— Supplied material —
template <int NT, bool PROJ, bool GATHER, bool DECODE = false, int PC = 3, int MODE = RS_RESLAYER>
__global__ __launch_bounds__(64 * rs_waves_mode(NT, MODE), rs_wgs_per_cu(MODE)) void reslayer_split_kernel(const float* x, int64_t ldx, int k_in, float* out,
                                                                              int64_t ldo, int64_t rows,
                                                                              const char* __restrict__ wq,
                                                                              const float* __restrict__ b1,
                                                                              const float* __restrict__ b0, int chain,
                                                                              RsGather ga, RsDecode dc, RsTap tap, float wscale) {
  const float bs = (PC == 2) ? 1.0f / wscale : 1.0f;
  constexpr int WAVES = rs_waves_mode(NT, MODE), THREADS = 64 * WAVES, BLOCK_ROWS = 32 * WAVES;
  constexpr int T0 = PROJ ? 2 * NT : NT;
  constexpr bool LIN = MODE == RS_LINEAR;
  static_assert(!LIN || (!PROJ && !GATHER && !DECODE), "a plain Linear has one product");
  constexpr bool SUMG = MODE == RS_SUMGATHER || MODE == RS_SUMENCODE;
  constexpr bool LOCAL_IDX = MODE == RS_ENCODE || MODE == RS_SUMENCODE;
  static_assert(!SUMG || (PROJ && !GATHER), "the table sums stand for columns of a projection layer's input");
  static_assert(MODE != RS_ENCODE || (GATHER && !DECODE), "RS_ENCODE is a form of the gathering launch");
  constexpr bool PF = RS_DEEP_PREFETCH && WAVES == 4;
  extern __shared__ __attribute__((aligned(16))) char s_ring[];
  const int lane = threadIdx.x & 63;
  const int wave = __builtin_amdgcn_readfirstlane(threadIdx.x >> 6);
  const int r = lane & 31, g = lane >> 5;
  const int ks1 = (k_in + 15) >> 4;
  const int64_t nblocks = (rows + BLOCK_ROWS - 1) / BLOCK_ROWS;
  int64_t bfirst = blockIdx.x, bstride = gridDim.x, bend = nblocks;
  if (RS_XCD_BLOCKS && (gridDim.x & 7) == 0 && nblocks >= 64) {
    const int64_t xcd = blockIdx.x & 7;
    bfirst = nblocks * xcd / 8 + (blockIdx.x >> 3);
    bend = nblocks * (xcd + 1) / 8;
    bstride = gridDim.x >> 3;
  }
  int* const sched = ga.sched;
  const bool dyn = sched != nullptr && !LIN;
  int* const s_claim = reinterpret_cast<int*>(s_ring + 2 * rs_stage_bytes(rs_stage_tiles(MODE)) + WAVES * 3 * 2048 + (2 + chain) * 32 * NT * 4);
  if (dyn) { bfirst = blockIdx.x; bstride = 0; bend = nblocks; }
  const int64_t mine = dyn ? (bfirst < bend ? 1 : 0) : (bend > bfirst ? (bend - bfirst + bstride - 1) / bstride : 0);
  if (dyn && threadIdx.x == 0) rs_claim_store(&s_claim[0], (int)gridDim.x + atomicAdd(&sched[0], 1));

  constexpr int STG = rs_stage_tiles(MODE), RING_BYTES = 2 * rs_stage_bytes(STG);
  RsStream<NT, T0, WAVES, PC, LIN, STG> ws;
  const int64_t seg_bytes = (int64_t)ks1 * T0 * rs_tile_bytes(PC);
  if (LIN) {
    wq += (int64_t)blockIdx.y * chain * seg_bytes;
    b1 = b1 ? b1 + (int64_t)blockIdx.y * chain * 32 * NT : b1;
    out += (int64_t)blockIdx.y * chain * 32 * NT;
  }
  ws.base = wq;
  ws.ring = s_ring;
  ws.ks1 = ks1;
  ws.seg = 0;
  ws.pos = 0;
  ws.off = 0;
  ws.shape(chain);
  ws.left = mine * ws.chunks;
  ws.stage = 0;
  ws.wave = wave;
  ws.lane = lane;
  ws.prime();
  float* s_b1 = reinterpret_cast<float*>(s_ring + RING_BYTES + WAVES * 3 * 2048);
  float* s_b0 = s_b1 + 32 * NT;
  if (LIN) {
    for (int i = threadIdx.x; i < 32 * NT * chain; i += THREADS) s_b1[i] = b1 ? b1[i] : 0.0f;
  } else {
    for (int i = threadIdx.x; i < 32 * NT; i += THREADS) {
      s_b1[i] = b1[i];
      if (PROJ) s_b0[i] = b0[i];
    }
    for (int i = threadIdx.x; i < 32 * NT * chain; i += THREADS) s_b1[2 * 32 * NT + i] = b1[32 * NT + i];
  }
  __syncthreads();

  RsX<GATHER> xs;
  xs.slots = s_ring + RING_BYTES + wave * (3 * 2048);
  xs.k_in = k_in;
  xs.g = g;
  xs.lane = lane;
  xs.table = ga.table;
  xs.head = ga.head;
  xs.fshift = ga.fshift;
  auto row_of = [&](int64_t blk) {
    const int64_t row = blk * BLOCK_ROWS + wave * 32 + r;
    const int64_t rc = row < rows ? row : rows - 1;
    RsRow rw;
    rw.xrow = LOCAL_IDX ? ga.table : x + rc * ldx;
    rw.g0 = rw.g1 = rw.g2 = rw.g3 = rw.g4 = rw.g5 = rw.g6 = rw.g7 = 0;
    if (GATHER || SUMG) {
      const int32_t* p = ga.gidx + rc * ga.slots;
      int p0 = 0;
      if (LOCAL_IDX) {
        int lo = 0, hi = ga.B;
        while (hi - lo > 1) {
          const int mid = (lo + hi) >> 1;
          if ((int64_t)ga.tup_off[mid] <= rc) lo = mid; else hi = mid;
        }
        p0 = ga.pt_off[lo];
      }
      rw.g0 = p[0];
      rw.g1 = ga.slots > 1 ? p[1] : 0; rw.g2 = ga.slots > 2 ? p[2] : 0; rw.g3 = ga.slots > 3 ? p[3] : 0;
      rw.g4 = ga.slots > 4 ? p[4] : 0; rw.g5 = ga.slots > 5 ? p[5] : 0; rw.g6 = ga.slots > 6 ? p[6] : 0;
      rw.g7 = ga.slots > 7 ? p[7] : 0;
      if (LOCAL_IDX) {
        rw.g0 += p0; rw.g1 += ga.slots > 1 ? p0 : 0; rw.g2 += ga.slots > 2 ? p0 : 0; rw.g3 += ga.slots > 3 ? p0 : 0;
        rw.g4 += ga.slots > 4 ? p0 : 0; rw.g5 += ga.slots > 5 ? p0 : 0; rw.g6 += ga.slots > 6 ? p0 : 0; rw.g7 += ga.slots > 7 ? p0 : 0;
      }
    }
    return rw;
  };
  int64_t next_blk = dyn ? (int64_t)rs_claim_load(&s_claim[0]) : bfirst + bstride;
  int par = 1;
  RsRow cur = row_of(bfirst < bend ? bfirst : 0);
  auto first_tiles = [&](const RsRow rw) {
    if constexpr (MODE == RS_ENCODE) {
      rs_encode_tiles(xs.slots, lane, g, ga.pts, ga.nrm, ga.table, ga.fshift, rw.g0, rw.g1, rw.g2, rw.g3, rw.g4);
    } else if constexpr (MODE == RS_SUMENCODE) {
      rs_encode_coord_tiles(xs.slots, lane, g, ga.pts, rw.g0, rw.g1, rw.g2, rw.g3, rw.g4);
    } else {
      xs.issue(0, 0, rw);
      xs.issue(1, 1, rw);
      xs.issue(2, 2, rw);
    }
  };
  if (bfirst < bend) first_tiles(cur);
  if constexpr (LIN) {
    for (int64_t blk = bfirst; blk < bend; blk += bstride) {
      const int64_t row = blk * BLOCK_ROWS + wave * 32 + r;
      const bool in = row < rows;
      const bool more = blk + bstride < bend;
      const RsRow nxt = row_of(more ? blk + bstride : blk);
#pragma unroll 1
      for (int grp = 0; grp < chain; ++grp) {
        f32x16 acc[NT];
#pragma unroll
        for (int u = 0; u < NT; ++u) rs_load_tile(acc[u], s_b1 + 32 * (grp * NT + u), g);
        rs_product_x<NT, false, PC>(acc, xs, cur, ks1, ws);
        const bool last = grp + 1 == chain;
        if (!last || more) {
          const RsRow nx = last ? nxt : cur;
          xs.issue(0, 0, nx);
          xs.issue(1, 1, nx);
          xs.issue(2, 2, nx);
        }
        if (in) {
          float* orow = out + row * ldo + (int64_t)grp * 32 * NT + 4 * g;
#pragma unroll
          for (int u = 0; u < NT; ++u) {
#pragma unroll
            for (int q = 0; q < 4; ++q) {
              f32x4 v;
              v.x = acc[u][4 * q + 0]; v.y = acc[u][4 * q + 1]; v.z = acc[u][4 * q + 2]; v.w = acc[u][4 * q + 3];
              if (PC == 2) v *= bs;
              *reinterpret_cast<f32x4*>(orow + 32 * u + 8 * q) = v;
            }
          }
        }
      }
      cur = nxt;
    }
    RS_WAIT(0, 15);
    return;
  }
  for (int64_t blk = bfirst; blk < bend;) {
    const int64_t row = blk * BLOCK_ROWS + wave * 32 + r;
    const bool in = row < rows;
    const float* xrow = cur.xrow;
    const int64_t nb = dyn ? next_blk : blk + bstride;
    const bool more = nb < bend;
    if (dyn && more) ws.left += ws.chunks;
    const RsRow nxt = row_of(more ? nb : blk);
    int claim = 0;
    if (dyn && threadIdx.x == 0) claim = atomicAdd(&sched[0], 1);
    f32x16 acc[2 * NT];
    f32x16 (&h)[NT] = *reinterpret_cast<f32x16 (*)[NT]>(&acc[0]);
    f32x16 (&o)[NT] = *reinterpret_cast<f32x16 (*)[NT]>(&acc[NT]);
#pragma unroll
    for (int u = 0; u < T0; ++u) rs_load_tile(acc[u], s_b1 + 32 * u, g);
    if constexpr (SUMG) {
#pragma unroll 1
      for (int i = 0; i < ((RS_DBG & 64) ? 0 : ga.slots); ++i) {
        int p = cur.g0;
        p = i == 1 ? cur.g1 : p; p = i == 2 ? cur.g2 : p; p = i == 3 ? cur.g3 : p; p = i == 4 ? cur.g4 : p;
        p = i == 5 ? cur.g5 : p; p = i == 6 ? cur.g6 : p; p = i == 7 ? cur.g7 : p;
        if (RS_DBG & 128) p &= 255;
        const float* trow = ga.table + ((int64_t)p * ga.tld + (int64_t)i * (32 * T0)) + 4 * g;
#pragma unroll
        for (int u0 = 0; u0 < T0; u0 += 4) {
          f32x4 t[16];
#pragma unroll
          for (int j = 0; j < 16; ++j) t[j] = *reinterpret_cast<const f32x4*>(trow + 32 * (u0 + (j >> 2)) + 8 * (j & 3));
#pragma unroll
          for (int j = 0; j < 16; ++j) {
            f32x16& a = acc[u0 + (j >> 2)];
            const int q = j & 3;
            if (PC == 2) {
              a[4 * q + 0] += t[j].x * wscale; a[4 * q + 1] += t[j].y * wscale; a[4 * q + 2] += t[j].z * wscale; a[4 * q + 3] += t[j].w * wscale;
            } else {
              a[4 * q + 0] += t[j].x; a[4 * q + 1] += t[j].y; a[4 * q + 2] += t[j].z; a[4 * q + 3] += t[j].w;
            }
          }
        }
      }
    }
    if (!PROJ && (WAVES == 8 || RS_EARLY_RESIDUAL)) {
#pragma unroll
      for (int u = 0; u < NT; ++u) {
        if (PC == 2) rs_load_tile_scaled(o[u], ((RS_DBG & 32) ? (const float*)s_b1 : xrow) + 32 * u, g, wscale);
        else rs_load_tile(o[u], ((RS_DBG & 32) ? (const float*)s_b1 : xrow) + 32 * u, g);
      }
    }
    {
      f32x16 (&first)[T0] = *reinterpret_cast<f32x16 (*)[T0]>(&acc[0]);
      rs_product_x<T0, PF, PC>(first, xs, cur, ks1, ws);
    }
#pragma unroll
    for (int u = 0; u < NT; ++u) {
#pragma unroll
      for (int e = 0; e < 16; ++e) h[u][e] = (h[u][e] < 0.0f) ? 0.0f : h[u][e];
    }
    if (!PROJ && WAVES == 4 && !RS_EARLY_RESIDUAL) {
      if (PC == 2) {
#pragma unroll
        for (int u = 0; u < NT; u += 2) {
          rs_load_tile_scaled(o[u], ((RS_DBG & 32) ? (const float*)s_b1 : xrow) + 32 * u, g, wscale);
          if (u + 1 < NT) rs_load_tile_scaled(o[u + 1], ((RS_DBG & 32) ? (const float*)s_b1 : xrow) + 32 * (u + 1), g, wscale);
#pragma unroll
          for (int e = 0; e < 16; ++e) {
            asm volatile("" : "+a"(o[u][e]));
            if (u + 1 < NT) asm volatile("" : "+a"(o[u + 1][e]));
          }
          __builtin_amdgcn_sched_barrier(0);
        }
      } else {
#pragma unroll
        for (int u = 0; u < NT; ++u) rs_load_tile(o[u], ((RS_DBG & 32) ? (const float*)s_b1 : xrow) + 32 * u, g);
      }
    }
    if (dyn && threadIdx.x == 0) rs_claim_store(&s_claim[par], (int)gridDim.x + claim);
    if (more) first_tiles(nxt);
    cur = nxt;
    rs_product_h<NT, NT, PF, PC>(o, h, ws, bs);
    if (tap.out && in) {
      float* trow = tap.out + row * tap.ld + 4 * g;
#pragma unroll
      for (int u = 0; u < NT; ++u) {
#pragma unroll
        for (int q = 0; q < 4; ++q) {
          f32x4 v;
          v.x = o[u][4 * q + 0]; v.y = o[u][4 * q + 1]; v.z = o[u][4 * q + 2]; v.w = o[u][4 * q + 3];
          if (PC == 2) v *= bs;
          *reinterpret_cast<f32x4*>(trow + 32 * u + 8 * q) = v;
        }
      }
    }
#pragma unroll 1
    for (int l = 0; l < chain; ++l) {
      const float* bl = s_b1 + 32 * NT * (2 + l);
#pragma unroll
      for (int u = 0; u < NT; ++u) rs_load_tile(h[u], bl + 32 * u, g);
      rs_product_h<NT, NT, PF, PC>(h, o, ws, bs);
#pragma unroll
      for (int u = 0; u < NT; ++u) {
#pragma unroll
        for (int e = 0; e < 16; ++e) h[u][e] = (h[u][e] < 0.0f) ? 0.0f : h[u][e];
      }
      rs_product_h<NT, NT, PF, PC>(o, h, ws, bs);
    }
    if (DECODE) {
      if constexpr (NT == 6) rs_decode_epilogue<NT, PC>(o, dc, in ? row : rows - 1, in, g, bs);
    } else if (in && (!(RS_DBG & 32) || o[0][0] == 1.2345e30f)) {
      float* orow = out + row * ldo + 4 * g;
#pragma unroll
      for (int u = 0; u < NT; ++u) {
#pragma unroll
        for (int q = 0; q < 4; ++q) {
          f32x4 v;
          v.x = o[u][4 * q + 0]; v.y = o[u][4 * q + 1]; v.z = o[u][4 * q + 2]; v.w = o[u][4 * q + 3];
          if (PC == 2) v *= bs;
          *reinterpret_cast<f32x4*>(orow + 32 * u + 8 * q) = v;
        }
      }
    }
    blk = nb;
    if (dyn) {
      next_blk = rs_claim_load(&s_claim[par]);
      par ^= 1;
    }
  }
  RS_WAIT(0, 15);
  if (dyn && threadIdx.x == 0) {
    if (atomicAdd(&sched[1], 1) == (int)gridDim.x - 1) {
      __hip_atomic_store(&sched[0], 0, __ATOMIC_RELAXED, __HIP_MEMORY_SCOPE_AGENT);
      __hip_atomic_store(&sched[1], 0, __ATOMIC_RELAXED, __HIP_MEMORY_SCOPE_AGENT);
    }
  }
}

— Task goal —
Start at the first line of the data above. Stop after the line containing "if (RS_XCD_BLOCKS &&", reproducing each line exactly and adding nothing.

— Solution to this exercise —
template <int NT, bool PROJ, bool GATHER, bool DECODE = false, int PC = 3, int MODE = RS_RESLAYER>
__global__ __launch_bounds__(64 * rs_waves_mode(NT, MODE), rs_wgs_per_cu(MODE)) void reslayer_split_kernel(const float* x, int64_t ldx, int k_in, float* out,
                                                                              int64_t ldo, int64_t rows,
                                                                              const char* __restrict__ wq,
                                                                              const float* __restrict__ b1,
                                                                              const float* __restrict__ b0, int chain,
                                                                              RsGather ga, RsDecode dc, RsTap tap, float wscale) {
  const float bs = (PC == 2) ? 1.0f / wscale : 1.0f;
  constexpr int WAVES = rs_waves_mode(NT, MODE), THREADS = 64 * WAVES, BLOCK_ROWS = 32 * WAVES;
  constexpr int T0 = PROJ ? 2 * NT : NT;
  constexpr bool LIN = MODE == RS_LINEAR;
  static_assert(!LIN || (!PROJ && !GATHER && !DECODE), "a plain Linear has one product");
  constexpr bool SUMG = MODE == RS_SUMGATHER || MODE == RS_SUMENCODE;
  constexpr bool LOCAL_IDX = MODE == RS_ENCODE || MODE == RS_SUMENCODE;
  static_assert(!SUMG || (PROJ && !GATHER), "the table sums stand for columns of a projection layer's input");
  static_assert(MODE != RS_ENCODE || (GATHER && !DECODE), "RS_ENCODE is a form of the gathering launch");
  constexpr bool PF = RS_DEEP_PREFETCH && WAVES == 4;
  extern __shared__ __attribute__((aligned(16))) char s_ring[];
  const int lane = threadIdx.x & 63;
  const int wave = __builtin_amdgcn_readfirstlane(threadIdx.x >> 6);
  const int r = lane & 31, g = lane >> 5;
  const int ks1 = (k_in + 15) >> 4;
  const int64_t nblocks = (rows + BLOCK_ROWS - 1) / BLOCK_ROWS;
  int64_t bfirst = blockIdx.x, bstride = gridDim.x, bend = nblocks;
  if (RS_XCD_BLOCKS && (gridDim.x & 7) == 0 && nblocks >= 64) {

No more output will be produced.